Chronic use of opioids related to increased risk of fracture nonunion

Dr. Robert Zura, Professor and Chair of Orthopaedic Surgery at LSU Health New Orleans School of Medicine, was part of a research team reporting that not only may opioid use increase the risk of bone fractures, but opioids may also impair healing. The authors also question their effectiveness in controlling pain. Dr. Zura is a coauthor of the "Article in Press" available online in the journal, Injury.

The authors suggest that chronic use of certain medications may be a significant and substantial risk factor for fracture nonunion. Overall, 49.2% of opioid-naive patients receive an opioid prescription for post-operative pain control at hospital discharge after major surgery. Yet they report there is no evidence that opioids are more effective than non-opioids for acute extremity pain in the Emergency Department. The authors add that their data suggest that there is an inherent risk in use of most opioid analgesics and emphasize the importance of multimodal, non-opioid analgesic techniques at fracture.

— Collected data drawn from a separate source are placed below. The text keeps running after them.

int fail(int code, const char *fmt, ...)
{
    va_list ap;
    va_start(ap, fmt);
    vsnprintf(g_err, sizeof(g_err), fmt, ap);
    va_end(ap);
    return code;
// ... 56 lines not shown
                    r[4 * j + 1] = f[t].y;
                    r[4 * j + 2] = obs && dev && rr >= 0 && rr < a.R ? obs[rr] : 0.0;
                    r[4 * j + 3] = obs && dev && rr >= 0 && rr < a.R ? dev[rr] : 0.0;
                }
                code = a.gap == 1 ? every_code(p, step_kind(f[2 * p]), step_kind(f[2 * p + 1]))
                                  : gap_code(p, a.gap, step_kind(f[2 * p]), step_kind(f[2 * p + 1]));
            }
            for (int j = 0; j < 8; ++j)
                rec[p * 8 + j] = r[j];
            codes[p] = code;
        }
    }
    if (bad)
        __hip_atomic_fetch_or(a.fflags + blockIdx.y, bad, __ATOMIC_RELAXED, __HIP_MEMORY_SCOPE_AGENT);
    if (wild && a.hdr)
        __hip_atomic_fetch_or(a.hdr + kHdrStatus, kStatusNonFiniteForcing, __ATOMIC_RELAXED, __HIP_MEMORY_SCOPE_AGENT);
}

__global__ void smart_workspace_reset(int *hdr, long n_hdr, int *flags, long n_flags)
{
    const long i = (long)blockIdx.x * blockDim.x + threadIdx.x;
    if (i < n_hdr)
        hdr[i] = 0;
    if (i < n_flags)
        flags[i] = 0;
}

__global__ __launch_bounds__(kWave) void smart_classify_rows(KArgs a)
{
    const int cls = wave_class(a, (long)blockIdx.x, (long)blockIdx.y);
    if (threadIdx.x == 0) {
        __hip_atomic_fetch_or(a.hdr + kHdrPlan, 1 << cls, __ATOMIC_RELAXED, __HIP_MEMORY_SCOPE_AGENT);
        if (cls == 3)
            __hip_atomic_fetch_add(a.hdr + kHdrPlanIllCond, 1, __ATOMIC_RELAXED, __HIP_MEMORY_SCOPE_AGENT);
    }
}

__global__ void smart_classify_forcing(KArgs a, int *hdr)
{
    const long c = (long)blockIdx.x * blockDim.x + threadIdx.x;
    if (c < a.n_catch) {
        const int kind = forcing_kind(a, a.fflags[c]);
        __hip_atomic_fetch_or(hdr + kHdrPlan,
                              kind == kForcingIntervals ? SMART_PLAN_FORCING_PIECEWISE
                                                        : (kind == kForcingRuns ? SMART_PLAN_FORCING_RUNS
                                                                                : SMART_PLAN_FORCING_VARYING),
                              __ATOMIC_RELAXED, __HIP_MEMORY_SCOPE_AGENT);
    }
}

constexpr int kMaxDevices = 64, kMaxTodo = 8, kMaxAux = kMaxTodo - 1;

struct DeviceCtx {
    std::once_flag once;
    int n_simd = 0;
    std::mutex mu;
    hipStream_t aux[kMaxAux] = {};
    hipEvent_t fork = nullptr, join[kMaxAux] = {};
    size_t lds_size[kNumFastKernels][17] = {};
    bool lds_known[kNumFastKernels][17] = {};
};

static DeviceCtx g_dev[kMaxDevices];

static DeviceCtx *device_ctx()
{
    int dev = 0;
    if (hipGetDevice(&dev) != hipSuccess || dev < 0 || dev >= kMaxDevices)
        return nullptr;
    DeviceCtx *d = &g_dev[dev];
    std::call_once(d->once, [d, dev] {
        int cus = 0;
        if (hipDeviceGetAttribute(&cus, hipDeviceAttributeMultiprocessorCount, dev) == hipSuccess && cus > 0)
            d->n_simd = cus * 4;
    });
    return d->n_simd > 0 ? d : nullptr;
}

struct Overrides {
    int pair_blocks = -1;
    int time_slices = 0;
    int illcond_form = SMART_LITERAL_FORM_AUTO;
    bool taper = true;
    int exits = -1;
    long max_polls = kDefaultMaxPolls;
    int drop_slice = 0;
    bool allsteps_fast = false;
};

The team studied 309,330 of the 18 most common bone fractures, as well as medication use, including antibiotics, anticoagulants, diabetes medications, osteoporosis medications, cardiac medications, diuretics, immunosuppressants, steroids, anticonvulsants, and non-opioid analgesics in addition to opioid analgesics. They found that opioid medications as a class significantly increased the risk of fracture nonunion following both acute and chronic administration.

"Chronic opioid use roughly doubled the risk of nonunion among all patients, and this effect was fairly consistent across all ages and both genders," noted Dr. Zura.

The researchers report that Schedule II opioids, as a group, create a greater nonunion risk than non-opioid analgesics. Certain of these medications produce a significant risk, including acetaminophen/oxycodone, hydromorphone, acetaminophen/hydrocodone, oxycodone and meperidine. Of the Schedule III-V opioids, tramadol and naloxone/pentazocine were also associated with increased risk. Acetaminophen/codeine and buprenorphine were not associated with increased risk of nonunion. Prescription NSAID use also increased the risk of nonunion among chronic users.

"It is interesting that recent opioid policy discouraging the use of high-potency opioids appears to be increasing use of lower-potency opioids such as tramadol, a Schedule IV opioid," says Zura. "Our data suggest that this trend may not increase medication safety to the degree desired. It is critical that trauma surgeons and other practitioners be aware of the nonunion risk created by medication use."

The authors suggest that chronic use of certain medications may be a significant and substantial risk factor for fracture nonunion. Overall, 49.2% of opioid-naive patients receive an opioid prescription for post-operative pain control at hospital discharge after major surgery. Yet there is no evidence that opioids are more effective than non-opioids for acute extremity pain in the Emergency Department. They add that their data suggest that there is an inherent risk in use of most opioid analgesics and emphasize the importance of multimodal, non-opioid analgesic techniques at fracture.